▸ **Entries supplied**:
# cgmb/euler

Measured on AMD Instinct MI355X. Metric: cells*steps/sec of sim_step() (frames incl. the PCG pressure projection) + pressure-solve HBM GB/s vs roofline, higher is better.
Workload: dtype f64

## Files before the change

### euler_amd/__init__.py

```python
import ctypes as C
import os

import numpy as np

_HERE = os.path.dirname(os.path.abspath(__file__))
LIB_PATH = os.path.join(_HERE, "lib", "libeuler_hip.so")

DOT_AUTO, DOT_SEQUENTIAL, DOT_TREE = 0, 1, 2
PRECOND_IC0, PRECOND_JACOBI, PRECOND_IC0_TILE, PRECOND_IC0_TILE2, PRECOND_IC0_TILE_MG = 0, 1, 2, 3, 4
(OPT_P_STEPS, OPT_TILE_STORE_AS, OPT_TILE_REVERSE, OPT_RESIDENT_CAP, OPT_GRID4_MIN_CELLS, OPT_SLAB_FUSION, OPT_RCCL_SMALL, OPT_RCCL_NO_EXCHANGE, OPT_MARKERS_ROWMAJOR,
 OPT_SA_RUN, OPT_NO_INTERIOR, OPT_BUILD_GATHER, OPT_RESIDENT_FORCE_TIMEOUT, OPT_MG_SPLIT_LEVEL, OPT_MG_SPLIT_ACTIVE, OPT_MARKERS_TWO_PASS, OPT_BUILD_TWO_PASS,
 OPT_VELOCITY_TWO_PASS, OPT_NO_TILE_MAP, OPT_PROFILE_STRIDE, OPT_TILE_STORE_Z, OPT_ADVECT_RK2, OPT_ADVECT_MACCORMACK) = range(1, 24)
SWEEP_AUTO, SWEEP_BAND, SWEEP_SIMPLE = 0, 1, 2
PCG_F64, PCG_F32 = 0, 1
RESIDENT_AUTO, RESIDENT_OFF = 0, 1
IMAGE_COVERAGE, IMAGE_DYE, IMAGE_SPEED = 0, 1, 2
EDIT_SOLID, EDIT_CLEAR, EDIT_SINK, EDIT_SOURCE, EDIT_FILL, EDIT_DRAIN = range(6)
OVERVIEW_DTYPE = np.dtype({"names": ["cells", "solid", "sink", "water", "marks", "max_speed2", "dye"],
                           "formats": [np.uint32, np.uint32, np.uint32, np.uint32, np.uint32, np.float32, (np.uint64, 3)],
                           "offsets": [0, 4, 8, 12, 16, 20, 24], "itemsize": 48})
DIAG_CROWDED = 8
DIAG_DTYPE = np.dtype({"names": ["cells", "fluid", "markers", "crowded", "mass_x", "mass_y", "div_l1", "ke_hi", "ke_lo", "count_max", "nonfinite", "max_div", "max_speed2"],
                       "formats": [np.uint64] * 9 + [np.uint32, np.uint32, np.float32, np.float32],
                       "offsets": [0, 8, 16, 24, 32, 40, 48, 56, 64, 72, 76, 80, 84], "itemsize": 88})
FLOW_PRESSURE = 1
PAINT_VORTICITY, PAINT_PRESSURE, PAINT_SPEED = 0, 1, 2
FLOW_DTYPE = np.dtype({"names": ["cells", "water", "nodes", "nonfinite", "u_pos", "u_neg", "v_pos", "v_neg", "w_pos", "w_neg", "p_sum", "max_speed2", "max_abs_w", "max_p", "reserved"],
                       "formats": [np.uint32] * 4 + [np.uint64] * 7 + [np.float32] * 3 + [np.uint32],
                       "offsets": [0, 4, 8, 12, 16, 24, 32, 40, 48, 56, 64, 72, 76, 80, 84], "itemsize": 88})
GAUGE_LEVEL, GAUGE_PRESSURE, GAUGE_FORCE, GAUGE_FLUX = range(4)
GAUGES_MAX = 1024
GAUGE_DTYPE = np.dtype({"names": ["kind", "x0", "y0", "x1", "y1", "reserved"], "formats": [np.int32] * 6, "offsets": [0, 4, 8, 12, 16, 20], "itemsize": 24})
GAUGE_REC_DTYPE = np.dtype({"names": ["cells", "fluid", "lo_x", "hi_x", "lo_y", "hi_y", "terms", "nonfinite", "a_pos", "a_neg", "b_pos", "b_neg", "max_a", "max_b"],
                            "formats": [np.uint32] * 8 + [np.uint64] * 4 + [np.float32] * 2,
                            "offsets": [0, 4, 8, 12, 16, 20, 24, 28, 32, 40, 48, 56, 64, 68], "itemsize": 72})
FORCE_BOXES_MAX = 64
FORCING_DTYPE = np.dtype({"names": ["gx", "gy", "shake_x", "shake_y", "shake_hz", "shake_phase", "nboxes", "reserved", "reserved2"],
                          "formats": [np.float32] * 4 + [np.float64] * 2 + [np.int32] * 2 + [np.float64],
                          "offsets": [0, 4, 8, 12, 16, 24, 32, 36, 40], "itemsize": 48})
FORCE_BOX_DTYPE = np.dtype({"names": ["x0", "y0", "x1", "y1", "fx", "fy"], "formats": [np.int32] * 4 + [np.float32] * 2, "offsets": [0, 4, 8, 12, 16, 20], "itemsize": 24})
HEAT_BOXES_MAX = 64
HEAT_FIX, HEAT_RATE = 0, 1
HEAT_DTYPE = np.dtype({"names": ["ambient", "beta", "kappa", "source_t", "nboxes", "reserved", "reserved2"],
                       "formats": [np.float32] * 4 + [np.int32] * 2 + [np.float64], "offsets": [0, 4, 8, 12, 16, 20, 24], "itemsize": 32})
HEAT_PX_DTYPE = np.dtype({"names": ["cells", "water", "t_pos", "t_neg", "max_above", "max_below"], "formats": [np.uint32] * 2 + [np.uint64] * 2 + [np.float32] * 2,
                          "offsets": [0, 4, 8, 16, 24, 28], "itemsize": 32})
HEAT_BOX_DTYPE = np.dtype({"names": ["x0", "y0", "x1", "y1", "value", "kind"], "formats": [np.int32] * 4 + [np.float32, np.int32], "offsets": [0, 4, 8, 12, 16, 20], "itemsize": 24})
BODIES_MAX = 16
BODY_DTYPE = np.dtype({"names": ["x", "y", "hz", "phase", "vx", "vy", "amp_x", "amp_y", "w", "h", "reserved"],
                       "formats": [np.float64] * 4 + [np.float32] * 4 + [np.int32] * 2 + [(np.int32, 2)],
                       "offsets": [0, 8, 16, 24, 32, 36, 40, 44, 48, 52, 56], "itemsize": 64})
BODY_STATE_DTYPE = np.dtype({"names": ["px", "py", "ox", "oy"], "formats": [np.float64] * 2 + [np.int32] * 2, "offsets": [0, 8, 16, 20], "itemsize": 24})
RESEED_DTYPE = np.dtype({"names": ["thin_above", "fill_holes", "max_cells", "max_fill", "reserved"], "formats": [np.int32] * 4 + [(np.int32, 4)],
                         "offsets": [0, 4, 8, 12, 16], "itemsize": 32})
RESEED_STATS_DTYPE = np.dtype({"names": ["removed", "added", "cells_thinned", "deferred"], "formats": [np.uint64] * 4, "offsets": [0, 8, 16, 24], "itemsize": 32})
ENV_ARRIVAL, ENV_WET, ENV_SPEED, ENV_PRESSURE, ENV_ALL = 1, 2, 4, 8, 15
ENV_NAMES = {ENV_ARRIVAL: "arrival", ENV_WET: "wet", ENV_SPEED: "speed", ENV_PRESSURE: "pressure"}
ENVELOPE_PX_DTYPE = np.dtype({"names": ["cells", "touched", "arrival_min", "arrival_max", "wet_max", "speed2_max", "p_max", "reserved"],
                              "formats": [np.uint32] * 8, "offsets": [0, 4, 8, 12, 16, 20, 24, 28], "itemsize": 32})
TRACERS_MAX = 1 << 22
TRACER_WET, TRACER_RETIRED, TRACER_IN_SOLID, TRACER_IN_SINK, TRACER_LOST, TRACER_WAS_DRY = 1, 2, 4, 8, 16, 32
TRACER_RASTER_ALL = 1
TRACER_DTYPE = np.dtype({"names": ["x", "y", "path", "age", "wet_time", "substeps", "flags", "reserved"],
                         "formats": [np.float32] * 5 + [np.uint32] * 3, "offsets": [0, 4, 8, 12, 16, 20, 24, 28], "itemsize": 32})
SESSION_IGNORE_SETTINGS = 1
SESSION_OPTS = 32
SESSION_SETTINGS_DTYPE = np.dtype({"names": ["max_iterations", "dot_mode", "precond", "tile_records", "sweep_mode", "max_substeps", "rainbow", "pcg_precision", "resident",
                                             "pcg_poll_interval", "viscosity_bits", "frame_time_bits", "tol", "nopts", "reserved", "opt"],
                                   "formats": [np.int32] * 10 + [np.uint32] * 2 + [np.float64] + [np.int32] * 2 + [(np.int64, SESSION_OPTS)],
                                   "offsets": [0, 4, 8, 12, 16, 20, 24, 28, 32, 36, 40, 44, 48, 56, 60, 64], "itemsize": 320})
SESSION_STAT_KEYS = ("last_substeps", "last_pcg_iterations", "last_residual", "last_dt", "pad", "marker_dt_events", "marker_multi_events")
SESSION_STAT_FORMAT = "<iidfIQQ"
SESSION_TAGS = (b"TIME", b"FORC", b"HEAT", b"TRAC", b"BODY", b"RSED", b"SETT", b"STAT", b"END\0")
GAUGE_VALUES = ("a", "b", "mean_a", "depth")
DIAG_VALUES = ("mean_abs_div", "kinetic_energy", "com_x", "com_y", "markers_per_cell", "crowded_fraction")
(F_U, F_V, F_UTMP, F_VTMP, F_SOLID, F_SOURCE, F_SINK, F_COUNT, F_PREV_COUNT, F_MARKERS, F_PRECON,
 F_PRESSURE, F_PCG_B, F_PCG_R, F_PCG_Z, F_PCG_S, F_PCG_Q, F_CELLMASK,
 F_DYE_R, F_DYE_G, F_DYE_B, F_DYE_RTMP, F_DYE_GTMP, F_DYE_BTMP, F_MARKER_KEYS) = range(25)
(STAGE_ADVECT_MARKERS, STAGE_REFRESH_COUNTS, STAGE_SOURCES, STAGE_EXTRAPOLATE, STAGE_ADVECT_VELOCITY,
 STAGE_PROJECT) = range(6)
(OP_BUILD_SYSTEM, OP_PRECON_FACTOR, OP_FORWARD_SOLVE, OP_BACKWARD_SOLVE, OP_APPLY_A, OP_DOT_ZR, OP_DOT_ZS,
 OP_INF_NORM_R, OP_UPDATE_PR, OP_UPDATE_SEARCH) = range(10)

_FIELD_DTYPE = {
    F_U: np.float32, F_V: np.float32, F_UTMP: np.float32, F_VTMP: np.float32,
    F_SOLID: np.uint8, F_SOURCE: np.uint8, F_SINK: np.uint8, F_COUNT: np.uint8, F_PREV_COUNT: np.uint8,
    F_MARKERS: np.float32, F_PRECON: np.float64, F_PRESSURE: np.float64, F_PCG_B: np.float64,
    F_PCG_R: np.float64, F_PCG_Z: np.float64, F_PCG_S: np.float64, F_PCG_Q: np.float64, F_CELLMASK: np.uint8,
    F_DYE_R: np.float32, F_DYE_G: np.float32, F_DYE_B: np.float32,
    F_DYE_RTMP: np.float32, F_DYE_GTMP: np.float32, F_DYE_BTMP: np.float32, F_MARKER_KEYS: np.uint32,
}


class EulerError(RuntimeError):
    def __init__(self, code, msg):
# ... 996 lines not shown
```

### euler_amd/csrc/driver.hip

```cpp
#include "euler_dev.h"
#include "k_mg.h"

#include <math.h>
#include <stdarg.h>
#include <stdlib.h>
#include <string.h>

#include <vector>

int eu_launch_build_system(euler_sim* S, float dt);
int eu_launch_velocity_update(euler_sim* S, float dt, int finish);
int eu_pressure_current(euler_sim* S);
int eu_unskew(euler_sim* S, const void* skew, void* rowmajor, int elem_bytes);
int eu_unskew_fluid(euler_sim* S, const double* skew, double* rowmajor);
double* eu_current_search_direction(euler_sim* S);
int eu_launch_tile_table(euler_sim* S);
int eu_skew(euler_sim* S, const void* rowmajor, void* skew, int elem_bytes);
int eu_set_source_count(euler_sim* S, size_t nsrc);

static thread_local char g_err[512] = "";

void eu_set_error(const char* fmt, ...) {
  va_list ap;
  va_start(ap, fmt);
// ... 56 lines not shown
}

extern "C" int euler_profile_class_count(void) { return KC__COUNT; }
extern "C" const char* euler_profile_class_name(int32_t c) { return (c >= 0 && c < KC__COUNT) ? k_class_names[c] : ""; }
extern "C" int euler_profile_enable(euler_sim* S, uint64_t mask) {
  if (!S) return EULER_EINVAL;
  int rc = eu_prof_flush(S);
  S->prof_mask = mask;
  S->prof_open = 0;
  return rc;
}
extern "C" int euler_profile_get(euler_sim* S, int32_t cls, double* ms, uint64_t* launches) {
  if (!S || cls < 0 || cls >= KC__COUNT) return EULER_EINVAL;
  int rc = eu_prof_flush(S);
  if (ms) *ms = S->prof_ms[cls];
  if (launches) *launches = S->prof_launches[cls];
  return rc;
}
extern "C" int euler_profile_reset(euler_sim* S) {
  if (!S) return EULER_EINVAL;
  int rc = eu_prof_flush(S);
  memset(S->prof_ms, 0, sizeof(S->prof_ms));
  memset(S->prof_launches, 0, sizeof(S->prof_launches));
  memset(S->prof_idle, 0, sizeof(S->prof_idle));
  return rc;
}
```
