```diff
+template <int U, int THREADS, int TBITS, bool STRIDE = false>
+__global__ void __launch_bounds__(THREADS, (STRIDE && THREADS == 1024 && U <= 2) ? 8 : 1) k_index_lookup_tile(const TileLookup q) {
     constexpr u32 TSLOTS = 1u << TBITS;
     __shared__ u32 tkey[TSLOTS];
     __shared__ u32 tcnt[TSLOTS];
     __shared__ u32 tcnt2[TSLOTS];
-    lookup_tile_body<U, THREADS, TBITS>(blockIdx.x, tkey, tcnt, tcnt2, q);
+    lookup_tile_body<U, THREADS, TBITS, !STRIDE>(blockIdx.x, gridDim.x, tkey, tcnt, tcnt2, q);
 }
 
 constexpr u32 EXCL_PIECE = YH_EXCL_PIECE;
@@ -962,7 +1032,7 @@
     u32* r_reps; u32 r_R; u64 r_n; u32* r_out; u32* r_maskbits; FusedRun r_fused; u32 red_wgs;
     ExclPieces excl;   u32 excl_wgs; u32 excl_lds;
 };
-template <int U, int THREADS, int TBITS>
+template <int U, int THREADS, int TBITS, bool STRIDE = false>
 __global__ void __launch_bounds__(THREADS, THREADS == 1024 ? 8 : 4) k_step_fused(const StepFused s) {
     extern __shared__ u32 smem[];
     constexpr u32 TSLOTS = 1u << TBITS;
@@ -978,7 +1048,7 @@
         return;
     }
     b -= s.red_wgs;
-    lookup_tile_body<U, THREADS, TBITS>(b, smem, smem + TSLOTS, smem + 2 * TSLOTS, s.look);
+    lookup_tile_body<U, THREADS, TBITS, !STRIDE>(b, s.look_wgs, smem, smem + TSLOTS, smem + 2 * TSLOTS, s.look);
 }
 
 __global__ void k_excl_final(u64 n, const u8* __restrict__ mask, const u32* __restrict__ sizes,
@@ -1195,11 +1265,22 @@
     if (n_sample && db->n_distinct) {
         const TileLookup q{d_sample, n_sample, yh_dir_view(db), shape.filter ? yh_filter_of(db) : nullptr, db->filter_mul, db->d_po, db->d_pr,
                            reps1, R - 1, N, d_hitflags, d_reps2, db->d_work_count, db->d_bad, db->bad_gen};
-        switch (shape.form) {
-        case 0: k_index_lookup_tile<1, 256, 8><<<shape.tiles(n_sample), 256, 0, st>>>(q); break;
-        case 1: k_index_lookup_tile<1, 1024, 10><<<shape.tiles(n_sample), 1024, 0, st>>>(q); break;
-        case 2: k_index_lookup_tile<2, 1024, 10><<<shape.tiles(n_sample), 1024, 0, st>>>(q); break;
-        default: k_index_lookup_tile<4, 1024, 10><<<shape.tiles(n_sample), 1024, 0, st>>>(q); break;
+        static const u32 look_env = (u32)std::max<long long>(yh_tune_int("YH_INDEX_LOOK_WGS", 0), 0);
+        const u32 grid = look_env ? std::min<u32>(look_env, shape.tiles(n_sample)) : shape.tiles(n_sample);
+        if (grid < shape.tiles(n_sample)) {
+            switch (shape.form) {
+            case 0: k_index_lookup_tile<1, 256, 8, true><<<grid, 256, 0, st>>>(q); break;
+            case 1: k_index_lookup_tile<1, 1024, 10, true><<<grid, 1024, 0, st>>>(q); break;
+            case 2: k_index_lookup_tile<2, 1024, 10, true><<<grid, 1024, 0, st>>>(q); break;
+            default: k_index_lookup_tile<4, 1024, 10, true><<<grid, 1024, 0, st>>>(q); break;
+            }
+        } else {
+            switch (shape.form) {
+            case 0: k_index_lookup_tile<1, 256, 8><<<grid, 256, 0, st>>>(q); break;
+            case 1: k_index_lookup_tile<1, 1024, 10><<<grid, 1024, 0, st>>>(q); break;
+            case 2: k_index_lookup_tile<2, 1024, 10><<<grid, 1024, 0, st>>>(q); break;
+            default: k_index_lookup_tile<4, 1024, 10><<<grid, 1024, 0, st>>>(q); break;
+            }
         }
     }
     else if (fused && db->d_work_count)
@@ -1261,20 +1342,33 @@
         s.red_wgs = (u32)((N + 4ull * threads - 1) / (4ull * threads));
     }
     int c_new = -1;
+    bool stride = false;
     if (d_sample) {
         c_new = (int)(db->pipe_k % 3);
         const int parity = (int)(db->pipe_k & 1);
         u32* const reps1 = db->d_reps + (u64)parity * 2 * db->reps_cap;
         s.look = TileLookup{d_sample, n_sample, yh_dir_view(db), shape.filter ? yh_filter_of(db) : nullptr, db->filter_mul, db->d_po, db->d_pr,
                             reps1, R - 1, N, nullptr, reps1 + db->reps_cap, db->ctx_count[c_new], nullptr, 0u};
-        s.look_wgs = shape.tiles(n_sample);
+        static const u32 look_env = (u32)std::max<long long>(yh_tune_int("YH_FUSED_LOOK_WGS", 0), 0);
+        static const u32 tiles_env = (u32)std::max<long long>(yh_tune_int("YH_FUSED_TILES", 0), 0);
+        static const u32 fused_tiles[3] = {1u, FUSED_TILES_FORM1, FUSED_TILES_FORM2};
+        const u32 tiles = shape.tiles(n_sample), per_wg = (tiles_env && shape.form) ? tiles_env : fused_tiles[shape.form];
+        s.look_wgs = tiles;
+        if (shape.form) s.look_wgs = look_env ? std::min<u32>(look_env, tiles) : std::min<u32>((tiles + per_wg - 1) / per_wg, FUSED_LOOK_WGS_MAX);
+        stride = s.look_wgs < tiles;
     }
     const u32 total = s.excl_wgs + s.red_wgs + s.look_wgs;
     if (total) {
         if (d_sample) yh_ring_record_begin(db, db->ev_overlap);
         switch (shape.form) {
-        case 2: k_step_fused<2, 1024, 10><<<total, 1024, lds_words * sizeof(u32), st>>>(s); break;
-        case 1: k_step_fused<1, 1024, 10><<<total, 1024, lds_words * sizeof(u32), st>>>(s); break;
+        case 2:
+            if (stride) k_step_fused<2, 1024, 10, true><<<total, 1024, lds_words * sizeof(u32), st>>>(s);
+            else k_step_fused<2, 1024, 10><<<total, 1024, lds_words * sizeof(u32), st>>>(s);
+            break;
+        case 1:
+            if (stride) k_step_fused<1, 1024, 10, true><<<total, 1024, lds_words * sizeof(u32), st>>>(s);
+            else k_step_fused<1, 1024, 10><<<total, 1024, lds_words * sizeof(u32), st>>>(s);
+            break;
         default: k_step_fused<1, 256, 8><<<total, 256, lds_words * sizeof(u32), st>>>(s); break;
         }
         if (d_sample) yh_ring_record_end(db, db->ev_overlap);
```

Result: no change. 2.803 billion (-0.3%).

▸ **Your objective**:
Where does "double" appear in the listing? Show every line that has it.

▸ **Exercise response**:
int eu_unskew_fluid(euler_sim* S, const double* skew, double* rowmajor);
double* eu_current_search_direction(euler_sim* S);
extern "C" int euler_profile_get(euler_sim* S, int32_t cls, double* ms, uint64_t* launches) {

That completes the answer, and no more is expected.